Another random story: One of my students came up to me after class and said, "Can you get me into Harvard?" I was so taken aback by the directness that I laughed, but quickly recovered as I saw the confused look on his face. He then asked if I could read his "college essay" for him. It was a piece of notebook paper upon which he had scrawled "College Application Essay" at the top. The writing was barely decipherable. His essay was nice and...concise. And that, ladies and gentlemen, is the euphemism of the century. The essay went something like this: "I want to go to Harvard. It is best school and I like Harvard. I want to be President of USA like JFK, the best president ever.

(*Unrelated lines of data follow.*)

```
constexpr int FKMAX = 512, FSMAX = FKMAX / KT;
template <int MB, int NX, int NW, bool FOLD, bool FUSE, bool H2, bool ONE = false>
constexpr int gemm3_lds_bytes() {
    constexpr bool SF = H2 && FOLD && ONE;
    return 2 * (H2 ? 2 : 3) * MB * 1024 + NW * (FUSE && !SF ? 4096 : 2048) + (NX > 0 ? (FUSE ? 2048 : 8192) : 0) +
           (FOLD ? 2 * FKMAX * 4 + 4 * FSMAX * 4 + (FUSE ? 0 : 2 * FKMAX * 4) : 0) + (FUSE ? NW * (SF ? FQ_LISTB : FQ_LIST) + FQ_TABB : 0) +
           (H2 && FUSE && !FOLD ? NW * (4096 + 512) : 0) +
           (SF ? NW * (8192 + 256) : 0);
}
template <int MB, int NX, int NW, bool FOLD = false, bool FUSE = false, bool ONE = false, bool H2 = false>
__device__ __forceinline__ void gemm3_body(const GemmArgs &a, char *lds) {
    static_assert(!FUSE || (MB == 10 && NX == 1), "the fused peak scan is generated for 10 blocks + 1 extra row");
    constexpr int NPIECE = (H2 ? 2 : 3) * MB;
    constexpr int TILEB = NPIECE * 1024;
    constexpr int NA = (NPIECE + NW - 1) / NW;
    constexpr int WGV = NW * 32;
    constexpr int NXA = NX > 0 ? NX : 1;
    constexpr int XTAB = NX > 0 ? (FUSE ? 2048 : 8192) : 0;
    constexpr int FTAB = FOLD ? 2 * FKMAX * 4 + 4 * FSMAX * 4 + (FUSE ? 0 : 2 * FKMAX * 4) : 0;
    constexpr bool SLDSF = H2 && FOLD && ONE;
    constexpr bool SLDS = (H2 && FUSE && !FOLD) || SLDSF;
    constexpr bool BOOK = SLDS && !FOLD;
    constexpr int BOOKB = BOOK ? 512 : (SLDSF ? 256 : 0);
    constexpr int BOOKV = BOOK ? 64 : 0;
    constexpr int QLIST = SLDSF ? FQ_LISTB : FQ_LIST;
    constexpr int QTAB = FUSE ? NW * QLIST + FQ_TABB : 0;
    constexpr int TRB = FUSE && !SLDSF ? 4096 : 2048;
    constexpr int SSLOT = FOLD ? 4096 : 2048;
    constexpr int NSREQ = FOLD ? 4 : 2;
    constexpr int STILE = SLDS ? NW * (2 * SSLOT + BOOKB) : 0;
    static_assert(2 * TILEB + NW * TRB + XTAB + FTAB + QTAB + STILE == gemm3_lds_bytes<MB, NX, NW, FOLD, FUSE, H2, ONE>(), "LDS carve-up");
    static_assert(gemm3_lds_bytes<MB, NX, NW, FOLD, FUSE, H2, ONE>() <= 160 * 1024, "LDS of a CU");
    uint64_t *q_posoff = reinterpret_cast<uint64_t *>(lds + 2 * TILEB + NW * TRB + XTAB + FTAB + (FUSE ? NW * QLIST : 0));
    int *q_slotv = reinterpret_cast<int *>(q_posoff + FQ_NPOS);
    float *q_vl = reinterpret_cast<float *>(q_slotv + FQ_NSLOT);
    uint32_t *f_off = reinterpret_cast<uint32_t *>(lds + 2 * TILEB + NW * TRB + XTAB);
    int32_t *f_bs = reinterpret_cast<int32_t *>(f_off + 2 * FKMAX);
    int32_t *f_row = f_bs + 4 * FSMAX;
    const int tid = threadIdx.x, lane = tid & 63;
    const int wave = __builtin_amdgcn_readfirstlane(tid >> 6);
    const int col = lane & 31, kh = lane >> 5;
    const int ntiles = a.Kpad / KT;
    const uint32_t a_off = (uint32_t)lane * 16;
    if (NX > 0) {
        float *xt = reinterpret_cast<float *>(lds + 2 * TILEB + NW * TRB);
        for (int i = tid; i < (ONE ? 1 : a.ntile_m) * NX * a.Kpad; i += NW * 64) xt[i] = a.Aextra[i];
    }
    if constexpr (FUSE) {
        for (int i = tid; i < FQ_NPOS; i += NW * 64) q_posoff[i] = (uint64_t)fib_f642_pos_vertex_dev[i] * (uint64_t)a.stride * 4u;
        for (int i = tid; i < FQ_NSLOT; i += NW * 64) q_slotv[i] = fib_f642_slot_vertex_dev[i];
        for (int i = tid; i < 3 * FQ_NV; i += NW * 64) q_vl[i] = a.verts[i];
    }
    const char *Sbase = reinterpret_cast<const char *>(a.S);
    const uint32_t row_bytes = (uint32_t)(a.stride * 4);
// ... 17 lines not shown
            f_off[side * FKMAX + J] = f >= 0 ? (uint32_t)(f - f_bs[4 * (J / KT) + 2 * side]) * row_bytes : 0xF0000000u;
            if (!FUSE) f_row[side * FKMAX + J] = f;
        }
        __syncthreads();
    }

    const int xcd = blockIdx.x & 7, wslot = blockIdx.x >> 3, nslot = gridDim.x >> 3;
    const int nlive = __builtin_amdgcn_readfirstlane(a.nlive[0]);
    const int ntile_n = (nlive + WGV - 1) / WGV;
    struct Work { int tile_m; int tile_n; bool valid; };
    auto work_at = [&](int i) {
        const int w = wslot + i * nslot;
        Work r;
        constexpr bool ONE_M = ONE || (FUSE && !FOLD);
        r.tile_m = ONE_M ? 0 : __builtin_amdgcn_readfirstlane(w % a.ntile_m);
        r.tile_n = __builtin_amdgcn_readfirstlane(ONE ? (a.one_slot + i * a.one_stride) * 8 + xcd : (ONE_M ? w : w / a.ntile_m) * 8 + xcd);
        r.valid = r.tile_n < ntile_n;
        return r;
    };
    auto vidx_at = [&](const Work &w) -> int32_t {
        const int64_t sl = (int64_t)w.tile_n * WGV + wave * 32 + col;
        return a.vidx[sl < a.nvox ? sl : a.nvox - 1];
    };
    Work cur = work_at(0);
    if (!cur.valid) return;
    int32_t vraw = vidx_at(cur);
    Work nxt = work_at(1);
    int32_t vraw_nxt = vidx_at(nxt);

    const uint32_t lds_l = (uint32_t)(uintptr_t)((const __attribute__((address_space(3))) char *)lds);
    typedef int i32x4_t __attribute__((ext_vector_type(4)));
    i32x4_t rsrcA;
    {
        const uint64_t b = reinterpret_cast<uint64_t>(a.At3);
        rsrcA[0] = (int)(uint32_t)b; rsrcA[1] = (int)(uint32_t)((b >> 32) & 0xffffu);
        rsrcA[2] = (int)((uint32_t)(ONE ? 1 : a.ntile_m) * (uint32_t)ntiles * (uint32_t)TILEB); rsrcA[3] = 0x00020000;
    }
    auto stage_A = [&](int tile_m, int t, int buf) {
        const char *g = reinterpret_cast<const char *>(a.At3) + ((size_t)tile_m * ntiles + t) * TILEB;
        char *l = lds + buf * TILEB;
#pragma unroll
        for (int i = 0; i < NA; i++) {
            int p = wave + i * NW;
            p = p < NPIECE ? p : NPIECE - 1;
            if constexpr (H2) {
                const uint32_t d = lds_l + (uint32_t)(buf * TILEB + p * 1024);
// ... 221 lines not shown
                    const int k = a.one_slot + it * a.one_stride;
                    const unsigned *flag = a.pair_flags + (blockIdx.x & 7) * 32 + k % a.dsi_na;
                    const unsigned item = (unsigned)(k / a.dsi_na) + 1u;
                    if (tid == 0) {
                        for (int spin = 0; spin < 4000; spin++) {
                            if (__hip_atomic_load(flag, __ATOMIC_RELAXED, __HIP_MEMORY_SCOPE_AGENT) >= item) break;
                            __builtin_amdgcn_s_sleep(8);
                        }
                    }
                    __syncthreads();
                }
            }
        }
        float sraw = 0.0f;
        if (a.scale_frame >= 0) sraw = *reinterpret_cast<const float *>(Sbase + (int64_t)a.scale_frame * a.stride * 4 + (uint32_t)(vox * 4));
        bool lv;
        if constexpr (BOOK) lv = inb && (book[lane] & 0xffu) != 0u;
        else lv = inb && a.mask[vox] != 0;
        bool inb_n = false; int64_t vox_n = 0; uint32_t s_off_n = 0;
        lane_state(nxt, vraw_nxt, inb_n, vox_n, s_off_n);
        if constexpr (SLDS) qoff_n = (uint32_t)__shfl((int)vox_n, 4 * (lane & 7)) * 4u;
        if constexpr (BOOK) {
            book_mask(vox_n);
            book_vidx(work_at(g / ntiles + 2));
        }
        if constexpr (SLDSF) book_vidx(work_at(g / ntiles + 2));
        for (int t = 0; t < ntiles; t++, g++) {
            const int cb = g & 1;
            const char *L = lds + cb * TILEB;
            FIB_PHASE(g / ntiles, wave, 1);
            const bool w1 = t + 1 < ntiles;
            const int tm_n = w1 ? cur.tile_m : (nxt.valid ? nxt.tile_m : cur.tile_m);
            if constexpr (SLDS) {
                if (t > 0) stage_A(tm_n, w1 ? t + 1 : 0, cb ^ 1);
                if (!(ANTI && early)) {
                    const bool in = t + 2 < ntiles;
                    split(cur.tile_m, t, g & 1, in ? t + 2 : t + 2 - ntiles, in ? qoff : qoff_n, in || nxt.valid);
                }
                FIB_PHASE(g / ntiles, wave, 2);
            } else {
            if (!(ANTI && early)) split(cur.tile_m, t);
            FIB_PHASE(g / ntiles, wave, 2);
            stage_A(tm_n, w1 ? t + 1 : 0, cb ^ 1);
            load_B(w1 ? t + 1 : 0, w1 ? s_off : s_off_n, w1 || nxt.valid);
            }
            __builtin_amdgcn_sched_barrier(0);
            FIB_PHASE(g / ntiles, wave, 3);
// ... 50 lines not shown
                        for (int x = 0; x < NXA; x++) { xfin[x] = xacc[x]; xacc[x] = 0.0f; }
                        vmax_fin = vmax; vmax = 0.0f; vnf = 0.0f;
                        kexp_fin = kexp;
                    }
                    if constexpr (SLDS) {
                        if (w1) { const bool in = t + 3 < ntiles; split(cur.tile_m, t + 1, (g + 1) & 1, in ? t + 3 : t + 3 - ntiles, in ? qoff : qoff_n, in || nxt.valid); }
                        else split(tm_n, 0, (g + 1) & 1, 2, qoff_n, nxt.valid);
                    } else {
                        split(tm_n, w1 ? t + 1 : 0);
                    }
                }
            }
            FIB_PHASE(g / ntiles, wave, 5);
            if constexpr (SLDS) { if (t > 0 || g == 0) __builtin_amdgcn_s_waitcnt(0x0F70 | NSREQ); }
            else
            __builtin_amdgcn_s_waitcnt(0x0F70);
            FIB_PHASE(g / ntiles, wave, 6);
            if constexpr (SLDS) __builtin_amdgcn_s_barrier();
            else
            __syncthreads();
            FIB_PHASE(g / ntiles, wave, 7);
        }
        if constexpr (SLDS) stage_A(nxt.valid ? nxt.tile_m : cur.tile_m, 1, (g & 1) ^ 1);
        {
            float vm = early ? vmax_fin : vmax;
            vm = max3_nan(vm, __shfl_xor(vm, 32), 0.0f);
            if (H2 && a.scale_frame < 0 && a.fix_list != nullptr && vm > 0.0f && vm < 1.17549435e-38f) vm = INFINITY;
            const float vn = vm < INFINITY ? 0.0f : __builtin_nanf("");
            const float asc = H2 ? __uint_as_float((uint32_t)(254 - (early ? kexp_fin : kexp)) << 23) * a.h2_inv_sa : 1.0f;
            if constexpr (FUSE) {
                float fscale = 1.0f;
                if (FOLD) { const float s0 = sraw < 0.0f ? 0.0f : sraw; fscale = vn != vn ? __builtin_nanf("") : 1.0f / (a.scale_coef * s0); }
                gemm3_epilogue_fused<NW, false, FOLD || H2, H2 && !FOLD, SLDS, SLDSF ? 1 : 2, SLDSF, SLDSF ? FQ_CAPB : FQ_CAP>(a, acc, early ? xfin[0] : xacc[0], vm, vn, inb, lv, vox, lane, lds + 2 * TILEB + wave * TRB,
                                                            lds + 2 * TILEB + NW * TRB + XTAB + FTAB + wave * QLIST, q_posoff, q_slotv, q_vl, en_run,
                                                            fscale * asc, fscale);
            }
            else {
                int le = lane;
                asm volatile("" : "+v"(le));
                if constexpr (SLDS) __builtin_amdgcn_s_waitcnt(0x0F70);
                if constexpr (FOLD)
                    gemm3_epilogue<MB, NX, false, 0, true, H2>(a, acc, xacc, vm, vn, inb, lv, vox, le, cur.tile_m, sraw, lds + 2 * TILEB + wave * TRB, f_row, f_row + FKMAX, asc);
                else
                    gemm3_epilogue<MB, NX, false, 0, false, H2>(a, acc, xacc, vm, vn, inb, lv, vox, le, cur.tile_m, sraw, lds + 2 * TILEB + wave * TRB, nullptr, nullptr, asc);
            }
        }
        FIB_PHASE(g / ntiles - 1, wave, 8);
        if (!nxt.valid) break;
        cur = nxt; inb = inb_n; vox = vox_n; s_off = s_off_n; qoff = qoff_n;
        nxt = work_at(g / ntiles + 1);
        if constexpr (SLDS) vraw_nxt = (int32_t)book[BOOKV + lane];
        else vraw_nxt = vidx_at(nxt);
        clear(early);
    }
    if constexpr (SLDS) __builtin_amdgcn_s_waitcnt(0x0F70);
    FIB_STAMP_END(ONE ? 8 : (FUSE ? 2 : (FOLD ? 3 : 1)), g / ntiles);
    if constexpr (FUSE) {
        for (int off = 32; off >= 1; off >>= 1) { const unsigned oth = (unsigned)__shfl_xor((int)en_run, off); en_run = oth > en_run ? oth : en_run; }
        if (lane == 0 && en_run) atomicMax(&a.maxenc[2], en_run);
    }
}

template <int MB, int NX, int NW, bool FOLD = false, bool FUSE = false, bool H2 = false>
__global__ __launch_bounds__(NW * 64, 2) void odf_gemm3_kernel(const GemmArgs a) {
    __shared__ __attribute__((aligned(16))) char lds[gemm3_lds_bytes<MB, NX, NW, FOLD, FUSE, H2>()];
    gemm3_body<MB, NX, NW, FOLD, FUSE, false, H2>(a, lds);
}

template <int MBB, bool H2>
__global__ __launch_bounds__(512, 2) void odf_dsi2_kernel(const GemmArgs a) {
    constexpr int LA_ = gemm3_lds_bytes<10, 1, 8, true, true, H2, true>(), LB_ = gemm3_lds_bytes<MBB, 0, 8, true, false, H2, true>();
    __shared__ __attribute__((aligned(16))) char lds[LA_ > LB_ ? LA_ : LB_];
    const int wslot = blockIdx.x >> 3, nslot = gridDim.x >> 3;
// ... 15 lines not shown
```

### fibers.jl_amd/csrc/odf_gemm_f32.inc

```

struct GemmArgs {
    const float *At;
    const void *At3;
    const float *S;
    const int32_t *vidx;
    const int32_t *nlive;
    const uint8_t *mask;
    const uint32_t *effbits;
    float *out0;
    float *out1;
    int64_t nvox;
    int64_t stride;
    int K, Kpad, M, nrow0, ntile_m;
    int scale_frame;
    float scale_coef;
    int has_ineff;
    const float *Aextra;
    int vec_ok;
    const int32_t *rowA, *rowB;
    int32_t *fix_count, *fix_list;
    int fix_cap;
    int fold;
    float *peak[3], *qa[3];
    const float *verts;
    unsigned *maxenc;
    float *mean_hi;
    int32_t *redo_count, *redo_list;
    int redo_cap;
    int anti;
    const void *At3b;
    int one_slot, one_stride;
    int dsi_na;
    unsigned *pair_flags;
    int pair_role;
    int h2;
    float h2_inv_sa;
    int phase_item, phase_wg;
};
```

Harvard is so smart, and that is why I want to go to Harvard." He then asked me for my business card and again if I could get him into Harvard. I told him I would do everything in my considerable power to influence the Harvard admissions officers. And I have. Which is to say, I concentrated very hard to mentally project my thoughts at them, and then patted myself on the back for a job well done.

Well, that is all. Sorry for the delay. But the best things in life are worth the wait...



I'd like to go out on some Mr. Baseball quotes (the Tom Selleck movie I cou
ldn't remember above):

[a reporter asks Jack what he thinks about Japan after being there for less than an hour]
Jack Elliot: Well, the airport's nice. I guess. And there's lots of little people walking and talking very fast.
Toshi Yamashita, Jack's Interpreter: [in Japanese] Architecture beautiful. Society on cutting edge of progress.

Jack Elliot: I'm a World Series MVP!
Skip: That was four years ago, Jack. Last season, you hit .235.
Jack Elliot:LAST SEASON, I led this team in ninth-inning doubles in the month of August!